Task item:
Starting with the first line of the records, write out each line exactly until you have included the line containing "char *r = split2".

[Saved entries]
=-=-=-=-=

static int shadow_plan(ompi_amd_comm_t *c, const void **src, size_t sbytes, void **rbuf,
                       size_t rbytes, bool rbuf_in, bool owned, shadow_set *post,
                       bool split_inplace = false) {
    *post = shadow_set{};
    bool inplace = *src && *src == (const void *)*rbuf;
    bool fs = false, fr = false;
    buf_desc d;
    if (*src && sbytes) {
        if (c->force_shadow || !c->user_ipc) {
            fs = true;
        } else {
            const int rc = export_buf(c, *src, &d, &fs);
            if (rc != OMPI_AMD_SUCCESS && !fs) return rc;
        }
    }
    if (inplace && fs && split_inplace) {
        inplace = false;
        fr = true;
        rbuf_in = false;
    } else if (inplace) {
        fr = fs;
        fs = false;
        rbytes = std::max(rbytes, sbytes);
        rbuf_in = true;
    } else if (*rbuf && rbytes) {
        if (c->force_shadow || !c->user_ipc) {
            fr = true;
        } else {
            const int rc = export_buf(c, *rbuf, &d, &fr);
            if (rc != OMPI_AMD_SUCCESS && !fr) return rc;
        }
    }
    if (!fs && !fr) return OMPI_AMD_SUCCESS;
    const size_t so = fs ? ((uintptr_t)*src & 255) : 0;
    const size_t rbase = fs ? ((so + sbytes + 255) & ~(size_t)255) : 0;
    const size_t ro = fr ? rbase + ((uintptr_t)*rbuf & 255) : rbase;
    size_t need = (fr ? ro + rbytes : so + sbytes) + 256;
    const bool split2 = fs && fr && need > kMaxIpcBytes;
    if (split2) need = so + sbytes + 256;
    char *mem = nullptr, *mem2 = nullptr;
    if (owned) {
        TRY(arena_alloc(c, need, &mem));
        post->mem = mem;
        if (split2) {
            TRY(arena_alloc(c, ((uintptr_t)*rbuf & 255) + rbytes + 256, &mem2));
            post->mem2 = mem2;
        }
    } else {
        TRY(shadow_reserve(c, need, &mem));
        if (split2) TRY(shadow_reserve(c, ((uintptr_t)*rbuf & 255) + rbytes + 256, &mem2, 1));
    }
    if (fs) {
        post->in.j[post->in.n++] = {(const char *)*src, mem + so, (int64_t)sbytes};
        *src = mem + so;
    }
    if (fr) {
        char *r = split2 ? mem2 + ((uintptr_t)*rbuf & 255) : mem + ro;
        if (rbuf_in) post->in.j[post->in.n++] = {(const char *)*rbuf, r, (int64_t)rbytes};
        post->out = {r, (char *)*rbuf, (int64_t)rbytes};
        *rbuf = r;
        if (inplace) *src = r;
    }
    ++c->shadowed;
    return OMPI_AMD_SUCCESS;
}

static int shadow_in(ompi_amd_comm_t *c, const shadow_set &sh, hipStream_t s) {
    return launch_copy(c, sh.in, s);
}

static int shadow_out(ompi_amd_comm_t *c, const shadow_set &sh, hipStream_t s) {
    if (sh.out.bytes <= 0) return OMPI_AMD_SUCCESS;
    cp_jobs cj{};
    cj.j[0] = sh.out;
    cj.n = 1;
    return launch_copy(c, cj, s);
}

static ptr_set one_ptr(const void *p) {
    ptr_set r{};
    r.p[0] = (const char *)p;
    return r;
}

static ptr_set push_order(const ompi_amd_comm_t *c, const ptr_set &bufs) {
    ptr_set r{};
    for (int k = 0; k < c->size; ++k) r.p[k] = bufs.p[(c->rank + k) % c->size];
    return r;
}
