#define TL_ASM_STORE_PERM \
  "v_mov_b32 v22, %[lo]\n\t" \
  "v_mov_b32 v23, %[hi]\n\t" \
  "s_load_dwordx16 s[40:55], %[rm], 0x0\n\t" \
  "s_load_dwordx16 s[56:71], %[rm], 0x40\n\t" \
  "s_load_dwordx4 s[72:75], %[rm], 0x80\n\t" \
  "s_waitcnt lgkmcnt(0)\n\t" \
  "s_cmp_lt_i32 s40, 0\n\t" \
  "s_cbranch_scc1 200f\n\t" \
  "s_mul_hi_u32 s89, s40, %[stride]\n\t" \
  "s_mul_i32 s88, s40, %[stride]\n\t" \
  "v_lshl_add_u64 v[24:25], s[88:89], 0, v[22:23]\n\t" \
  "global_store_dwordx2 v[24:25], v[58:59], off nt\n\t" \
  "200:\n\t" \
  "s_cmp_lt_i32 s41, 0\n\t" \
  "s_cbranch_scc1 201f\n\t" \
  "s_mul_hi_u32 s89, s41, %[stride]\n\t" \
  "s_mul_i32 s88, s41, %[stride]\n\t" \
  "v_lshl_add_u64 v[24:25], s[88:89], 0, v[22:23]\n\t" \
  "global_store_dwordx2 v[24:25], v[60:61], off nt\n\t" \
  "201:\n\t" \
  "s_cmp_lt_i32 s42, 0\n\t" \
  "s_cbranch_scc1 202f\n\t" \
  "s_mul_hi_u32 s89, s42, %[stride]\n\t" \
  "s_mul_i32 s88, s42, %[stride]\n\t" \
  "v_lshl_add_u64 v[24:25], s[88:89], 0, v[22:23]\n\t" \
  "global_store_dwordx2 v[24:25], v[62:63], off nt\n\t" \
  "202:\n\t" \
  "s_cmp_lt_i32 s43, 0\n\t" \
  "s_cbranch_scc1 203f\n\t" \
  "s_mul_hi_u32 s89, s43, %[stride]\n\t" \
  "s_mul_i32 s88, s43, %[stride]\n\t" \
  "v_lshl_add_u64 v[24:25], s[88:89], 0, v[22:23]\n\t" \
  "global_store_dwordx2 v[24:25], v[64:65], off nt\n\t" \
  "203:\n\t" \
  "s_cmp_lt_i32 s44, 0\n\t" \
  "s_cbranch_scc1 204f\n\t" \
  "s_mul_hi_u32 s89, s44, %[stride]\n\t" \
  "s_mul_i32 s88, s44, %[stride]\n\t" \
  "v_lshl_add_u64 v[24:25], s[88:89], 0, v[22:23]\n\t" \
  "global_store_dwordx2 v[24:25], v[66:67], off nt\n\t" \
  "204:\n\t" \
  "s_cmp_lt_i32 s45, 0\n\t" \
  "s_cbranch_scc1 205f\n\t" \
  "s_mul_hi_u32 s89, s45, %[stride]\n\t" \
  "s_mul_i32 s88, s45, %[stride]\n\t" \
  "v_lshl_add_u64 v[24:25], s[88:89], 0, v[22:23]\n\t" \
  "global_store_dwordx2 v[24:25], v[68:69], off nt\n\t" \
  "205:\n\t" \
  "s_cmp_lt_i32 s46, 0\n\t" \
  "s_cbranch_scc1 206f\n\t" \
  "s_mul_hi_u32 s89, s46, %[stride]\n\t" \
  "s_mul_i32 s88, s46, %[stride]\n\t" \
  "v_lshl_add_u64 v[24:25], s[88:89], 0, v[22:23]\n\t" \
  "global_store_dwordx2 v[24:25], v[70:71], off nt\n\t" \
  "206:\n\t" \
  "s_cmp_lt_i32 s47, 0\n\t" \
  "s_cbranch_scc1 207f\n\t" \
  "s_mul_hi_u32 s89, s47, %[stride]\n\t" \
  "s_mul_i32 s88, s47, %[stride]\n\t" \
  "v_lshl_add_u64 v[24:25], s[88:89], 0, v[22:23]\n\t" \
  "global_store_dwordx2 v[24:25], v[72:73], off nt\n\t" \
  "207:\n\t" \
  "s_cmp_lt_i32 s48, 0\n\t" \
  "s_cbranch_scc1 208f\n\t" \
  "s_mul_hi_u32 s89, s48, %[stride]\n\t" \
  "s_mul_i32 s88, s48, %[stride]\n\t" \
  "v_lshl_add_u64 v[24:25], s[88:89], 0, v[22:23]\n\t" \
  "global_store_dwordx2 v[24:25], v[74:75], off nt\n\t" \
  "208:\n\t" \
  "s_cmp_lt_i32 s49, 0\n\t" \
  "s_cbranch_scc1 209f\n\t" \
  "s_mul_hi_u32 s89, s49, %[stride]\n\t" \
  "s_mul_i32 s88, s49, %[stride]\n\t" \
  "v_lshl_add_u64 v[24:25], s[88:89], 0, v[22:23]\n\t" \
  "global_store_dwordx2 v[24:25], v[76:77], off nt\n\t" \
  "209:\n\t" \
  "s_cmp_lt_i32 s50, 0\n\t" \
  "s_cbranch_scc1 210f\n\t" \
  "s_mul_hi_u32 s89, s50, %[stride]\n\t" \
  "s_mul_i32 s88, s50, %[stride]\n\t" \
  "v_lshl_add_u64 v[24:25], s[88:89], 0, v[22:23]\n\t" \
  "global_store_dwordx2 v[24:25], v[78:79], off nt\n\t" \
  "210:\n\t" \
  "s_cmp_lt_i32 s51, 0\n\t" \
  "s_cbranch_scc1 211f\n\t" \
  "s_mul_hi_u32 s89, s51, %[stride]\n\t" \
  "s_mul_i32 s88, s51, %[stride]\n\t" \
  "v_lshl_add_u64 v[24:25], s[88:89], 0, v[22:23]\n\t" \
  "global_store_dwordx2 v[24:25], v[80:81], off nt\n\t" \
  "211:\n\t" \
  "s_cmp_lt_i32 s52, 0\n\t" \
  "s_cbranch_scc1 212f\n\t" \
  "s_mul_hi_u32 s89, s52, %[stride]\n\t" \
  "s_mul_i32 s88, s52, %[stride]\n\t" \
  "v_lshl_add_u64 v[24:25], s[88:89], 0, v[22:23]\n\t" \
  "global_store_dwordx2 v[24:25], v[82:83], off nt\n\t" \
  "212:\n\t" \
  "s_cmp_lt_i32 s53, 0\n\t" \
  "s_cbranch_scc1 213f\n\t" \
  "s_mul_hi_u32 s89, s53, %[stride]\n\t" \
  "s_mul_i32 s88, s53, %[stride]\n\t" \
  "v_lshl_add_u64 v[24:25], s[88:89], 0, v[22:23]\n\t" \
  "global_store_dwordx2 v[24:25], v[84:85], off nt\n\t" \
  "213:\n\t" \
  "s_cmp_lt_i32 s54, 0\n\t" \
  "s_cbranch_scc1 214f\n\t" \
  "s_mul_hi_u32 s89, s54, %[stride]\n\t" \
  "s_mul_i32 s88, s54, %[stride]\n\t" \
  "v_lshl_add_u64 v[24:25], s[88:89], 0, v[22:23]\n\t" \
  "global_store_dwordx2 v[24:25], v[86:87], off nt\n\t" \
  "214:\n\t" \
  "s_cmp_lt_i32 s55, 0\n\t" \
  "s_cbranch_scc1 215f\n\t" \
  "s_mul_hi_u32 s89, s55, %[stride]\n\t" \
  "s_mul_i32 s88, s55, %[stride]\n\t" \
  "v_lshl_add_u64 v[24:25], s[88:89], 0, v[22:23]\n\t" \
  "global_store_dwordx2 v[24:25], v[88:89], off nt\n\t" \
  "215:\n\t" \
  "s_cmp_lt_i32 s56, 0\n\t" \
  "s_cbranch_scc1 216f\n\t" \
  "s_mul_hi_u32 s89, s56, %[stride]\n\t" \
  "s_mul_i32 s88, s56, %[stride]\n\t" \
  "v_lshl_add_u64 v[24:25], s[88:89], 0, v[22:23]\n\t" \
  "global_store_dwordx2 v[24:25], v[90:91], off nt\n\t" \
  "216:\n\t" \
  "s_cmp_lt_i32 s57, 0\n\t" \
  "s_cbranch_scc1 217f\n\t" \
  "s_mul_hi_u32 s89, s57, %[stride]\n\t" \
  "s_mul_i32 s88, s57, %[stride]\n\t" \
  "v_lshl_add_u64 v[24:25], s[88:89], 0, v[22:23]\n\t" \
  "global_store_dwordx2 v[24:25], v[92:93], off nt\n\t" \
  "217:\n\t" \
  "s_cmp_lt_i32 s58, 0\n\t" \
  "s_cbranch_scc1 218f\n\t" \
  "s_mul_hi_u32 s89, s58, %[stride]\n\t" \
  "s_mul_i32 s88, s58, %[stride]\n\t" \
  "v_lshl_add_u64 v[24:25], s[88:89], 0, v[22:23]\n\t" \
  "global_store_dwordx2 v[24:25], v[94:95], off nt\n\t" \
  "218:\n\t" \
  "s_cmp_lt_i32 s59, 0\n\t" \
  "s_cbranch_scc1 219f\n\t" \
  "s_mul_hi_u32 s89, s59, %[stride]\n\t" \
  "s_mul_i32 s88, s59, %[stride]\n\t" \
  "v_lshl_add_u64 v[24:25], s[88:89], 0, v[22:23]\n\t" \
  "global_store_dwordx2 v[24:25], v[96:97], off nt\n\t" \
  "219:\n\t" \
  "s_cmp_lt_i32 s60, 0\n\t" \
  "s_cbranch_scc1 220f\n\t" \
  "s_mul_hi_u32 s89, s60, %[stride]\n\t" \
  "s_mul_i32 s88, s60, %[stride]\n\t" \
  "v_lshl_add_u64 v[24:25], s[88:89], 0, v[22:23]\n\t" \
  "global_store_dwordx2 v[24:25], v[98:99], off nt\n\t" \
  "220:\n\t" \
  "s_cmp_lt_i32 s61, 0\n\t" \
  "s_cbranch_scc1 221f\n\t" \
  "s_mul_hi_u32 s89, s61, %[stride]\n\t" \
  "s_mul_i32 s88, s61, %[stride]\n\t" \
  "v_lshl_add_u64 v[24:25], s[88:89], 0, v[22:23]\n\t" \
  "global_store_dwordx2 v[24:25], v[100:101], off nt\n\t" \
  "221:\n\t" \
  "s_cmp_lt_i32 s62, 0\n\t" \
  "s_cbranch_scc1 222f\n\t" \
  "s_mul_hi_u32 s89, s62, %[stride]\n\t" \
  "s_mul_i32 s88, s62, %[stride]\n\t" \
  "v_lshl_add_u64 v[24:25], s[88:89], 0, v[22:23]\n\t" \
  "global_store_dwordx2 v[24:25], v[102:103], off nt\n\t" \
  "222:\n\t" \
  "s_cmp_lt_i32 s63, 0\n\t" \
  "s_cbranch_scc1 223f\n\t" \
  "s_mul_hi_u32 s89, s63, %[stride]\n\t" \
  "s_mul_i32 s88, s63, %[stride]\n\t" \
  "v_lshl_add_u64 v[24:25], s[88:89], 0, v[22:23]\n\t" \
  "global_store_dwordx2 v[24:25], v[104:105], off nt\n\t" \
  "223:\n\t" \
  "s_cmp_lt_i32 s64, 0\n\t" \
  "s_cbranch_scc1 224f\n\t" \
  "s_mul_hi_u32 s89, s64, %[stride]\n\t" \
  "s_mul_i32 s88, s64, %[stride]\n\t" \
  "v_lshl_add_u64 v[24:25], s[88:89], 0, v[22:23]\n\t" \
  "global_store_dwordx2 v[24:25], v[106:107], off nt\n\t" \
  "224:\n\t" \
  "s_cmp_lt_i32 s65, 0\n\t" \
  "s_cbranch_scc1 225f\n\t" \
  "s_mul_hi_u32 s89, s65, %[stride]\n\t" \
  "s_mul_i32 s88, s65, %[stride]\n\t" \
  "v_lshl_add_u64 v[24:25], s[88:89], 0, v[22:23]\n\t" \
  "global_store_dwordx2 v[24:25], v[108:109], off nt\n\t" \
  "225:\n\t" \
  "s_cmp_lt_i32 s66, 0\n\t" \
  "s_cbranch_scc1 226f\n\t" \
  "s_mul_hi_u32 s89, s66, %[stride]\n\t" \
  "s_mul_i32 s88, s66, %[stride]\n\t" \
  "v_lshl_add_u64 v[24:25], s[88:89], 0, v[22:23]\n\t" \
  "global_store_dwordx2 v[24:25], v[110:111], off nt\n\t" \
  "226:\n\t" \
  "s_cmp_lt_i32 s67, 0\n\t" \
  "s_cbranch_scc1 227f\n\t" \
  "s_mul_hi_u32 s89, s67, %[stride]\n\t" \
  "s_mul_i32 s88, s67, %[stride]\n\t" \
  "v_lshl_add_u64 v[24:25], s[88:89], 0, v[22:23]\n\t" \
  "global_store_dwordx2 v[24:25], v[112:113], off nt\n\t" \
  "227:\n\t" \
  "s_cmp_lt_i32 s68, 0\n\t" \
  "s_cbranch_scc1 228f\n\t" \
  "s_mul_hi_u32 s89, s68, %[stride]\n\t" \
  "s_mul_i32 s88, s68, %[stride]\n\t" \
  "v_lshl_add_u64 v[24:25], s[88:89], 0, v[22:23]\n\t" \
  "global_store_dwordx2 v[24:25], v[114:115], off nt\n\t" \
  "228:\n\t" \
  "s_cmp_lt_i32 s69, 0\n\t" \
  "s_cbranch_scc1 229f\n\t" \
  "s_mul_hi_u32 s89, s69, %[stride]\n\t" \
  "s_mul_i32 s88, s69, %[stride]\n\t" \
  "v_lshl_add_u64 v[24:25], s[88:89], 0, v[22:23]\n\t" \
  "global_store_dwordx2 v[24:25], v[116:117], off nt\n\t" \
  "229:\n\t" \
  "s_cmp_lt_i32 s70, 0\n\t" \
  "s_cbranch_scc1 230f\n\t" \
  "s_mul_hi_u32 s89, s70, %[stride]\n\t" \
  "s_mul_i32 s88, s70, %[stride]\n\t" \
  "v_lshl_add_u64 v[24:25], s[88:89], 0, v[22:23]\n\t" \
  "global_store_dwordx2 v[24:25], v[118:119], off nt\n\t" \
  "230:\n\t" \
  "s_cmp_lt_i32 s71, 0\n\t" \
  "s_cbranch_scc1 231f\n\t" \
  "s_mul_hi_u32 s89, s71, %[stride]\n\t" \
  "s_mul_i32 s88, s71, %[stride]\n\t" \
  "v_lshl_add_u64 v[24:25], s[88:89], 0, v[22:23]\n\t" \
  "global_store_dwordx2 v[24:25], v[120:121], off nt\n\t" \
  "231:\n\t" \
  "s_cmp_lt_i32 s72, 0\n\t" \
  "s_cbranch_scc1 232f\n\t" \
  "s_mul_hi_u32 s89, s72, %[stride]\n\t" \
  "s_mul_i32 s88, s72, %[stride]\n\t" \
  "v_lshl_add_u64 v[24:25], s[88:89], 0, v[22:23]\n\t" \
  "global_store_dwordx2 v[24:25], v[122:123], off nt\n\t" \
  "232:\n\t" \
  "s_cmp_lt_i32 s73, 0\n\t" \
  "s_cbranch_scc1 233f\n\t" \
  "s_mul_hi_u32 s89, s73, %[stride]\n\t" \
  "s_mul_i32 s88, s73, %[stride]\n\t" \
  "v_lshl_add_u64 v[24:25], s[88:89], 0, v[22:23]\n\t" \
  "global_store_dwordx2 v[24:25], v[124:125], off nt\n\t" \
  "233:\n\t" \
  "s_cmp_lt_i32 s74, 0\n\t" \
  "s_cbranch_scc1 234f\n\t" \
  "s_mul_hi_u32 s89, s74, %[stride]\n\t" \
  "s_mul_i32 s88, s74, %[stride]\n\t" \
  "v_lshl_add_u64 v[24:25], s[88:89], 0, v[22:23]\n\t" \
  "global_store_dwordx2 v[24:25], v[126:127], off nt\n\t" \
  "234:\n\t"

=-=-=-=-=

Solution to the exercise:
static int shadow_plan(ompi_amd_comm_t *c, const void **src, size_t sbytes, void **rbuf,
                       size_t rbytes, bool rbuf_in, bool owned, shadow_set *post,
                       bool split_inplace = false) {
    *post = shadow_set{};
    bool inplace = *src && *src == (const void *)*rbuf;
    bool fs = false, fr = false;
    buf_desc d;
    if (*src && sbytes) {
        if (c->force_shadow || !c->user_ipc) {
            fs = true;
        } else {
            const int rc = export_buf(c, *src, &d, &fs);
            if (rc != OMPI_AMD_SUCCESS && !fs) return rc;
        }
    }
    if (inplace && fs && split_inplace) {
        inplace = false;
        fr = true;
        rbuf_in = false;
    } else if (inplace) {
        fr = fs;
        fs = false;
        rbytes = std::max(rbytes, sbytes);
        rbuf_in = true;
    } else if (*rbuf && rbytes) {
        if (c->force_shadow || !c->user_ipc) {
            fr = true;
        } else {
            const int rc = export_buf(c, *rbuf, &d, &fr);
            if (rc != OMPI_AMD_SUCCESS && !fr) return rc;
        }
    }
    if (!fs && !fr) return OMPI_AMD_SUCCESS;
    const size_t so = fs ? ((uintptr_t)*src & 255) : 0;
    const size_t rbase = fs ? ((so + sbytes + 255) & ~(size_t)255) : 0;
    const size_t ro = fr ? rbase + ((uintptr_t)*rbuf & 255) : rbase;
    size_t need = (fr ? ro + rbytes : so + sbytes) + 256;
    const bool split2 = fs && fr && need > kMaxIpcBytes;
    if (split2) need = so + sbytes + 256;
    char *mem = nullptr, *mem2 = nullptr;
    if (owned) {
        TRY(arena_alloc(c, need, &mem));
        post->mem = mem;
        if (split2) {
            TRY(arena_alloc(c, ((uintptr_t)*rbuf & 255) + rbytes + 256, &mem2));
            post->mem2 = mem2;
        }
    } else {
        TRY(shadow_reserve(c, need, &mem));
        if (split2) TRY(shadow_reserve(c, ((uintptr_t)*rbuf & 255) + rbytes + 256, &mem2, 1));
    }
    if (fs) {
        post->in.j[post->in.n++] = {(const char *)*src, mem + so, (int64_t)sbytes};
        *src = mem + so;
    }
    if (fr) {
        char *r = split2 ? mem2 + ((uintptr_t)*rbuf & 255) : mem + ro;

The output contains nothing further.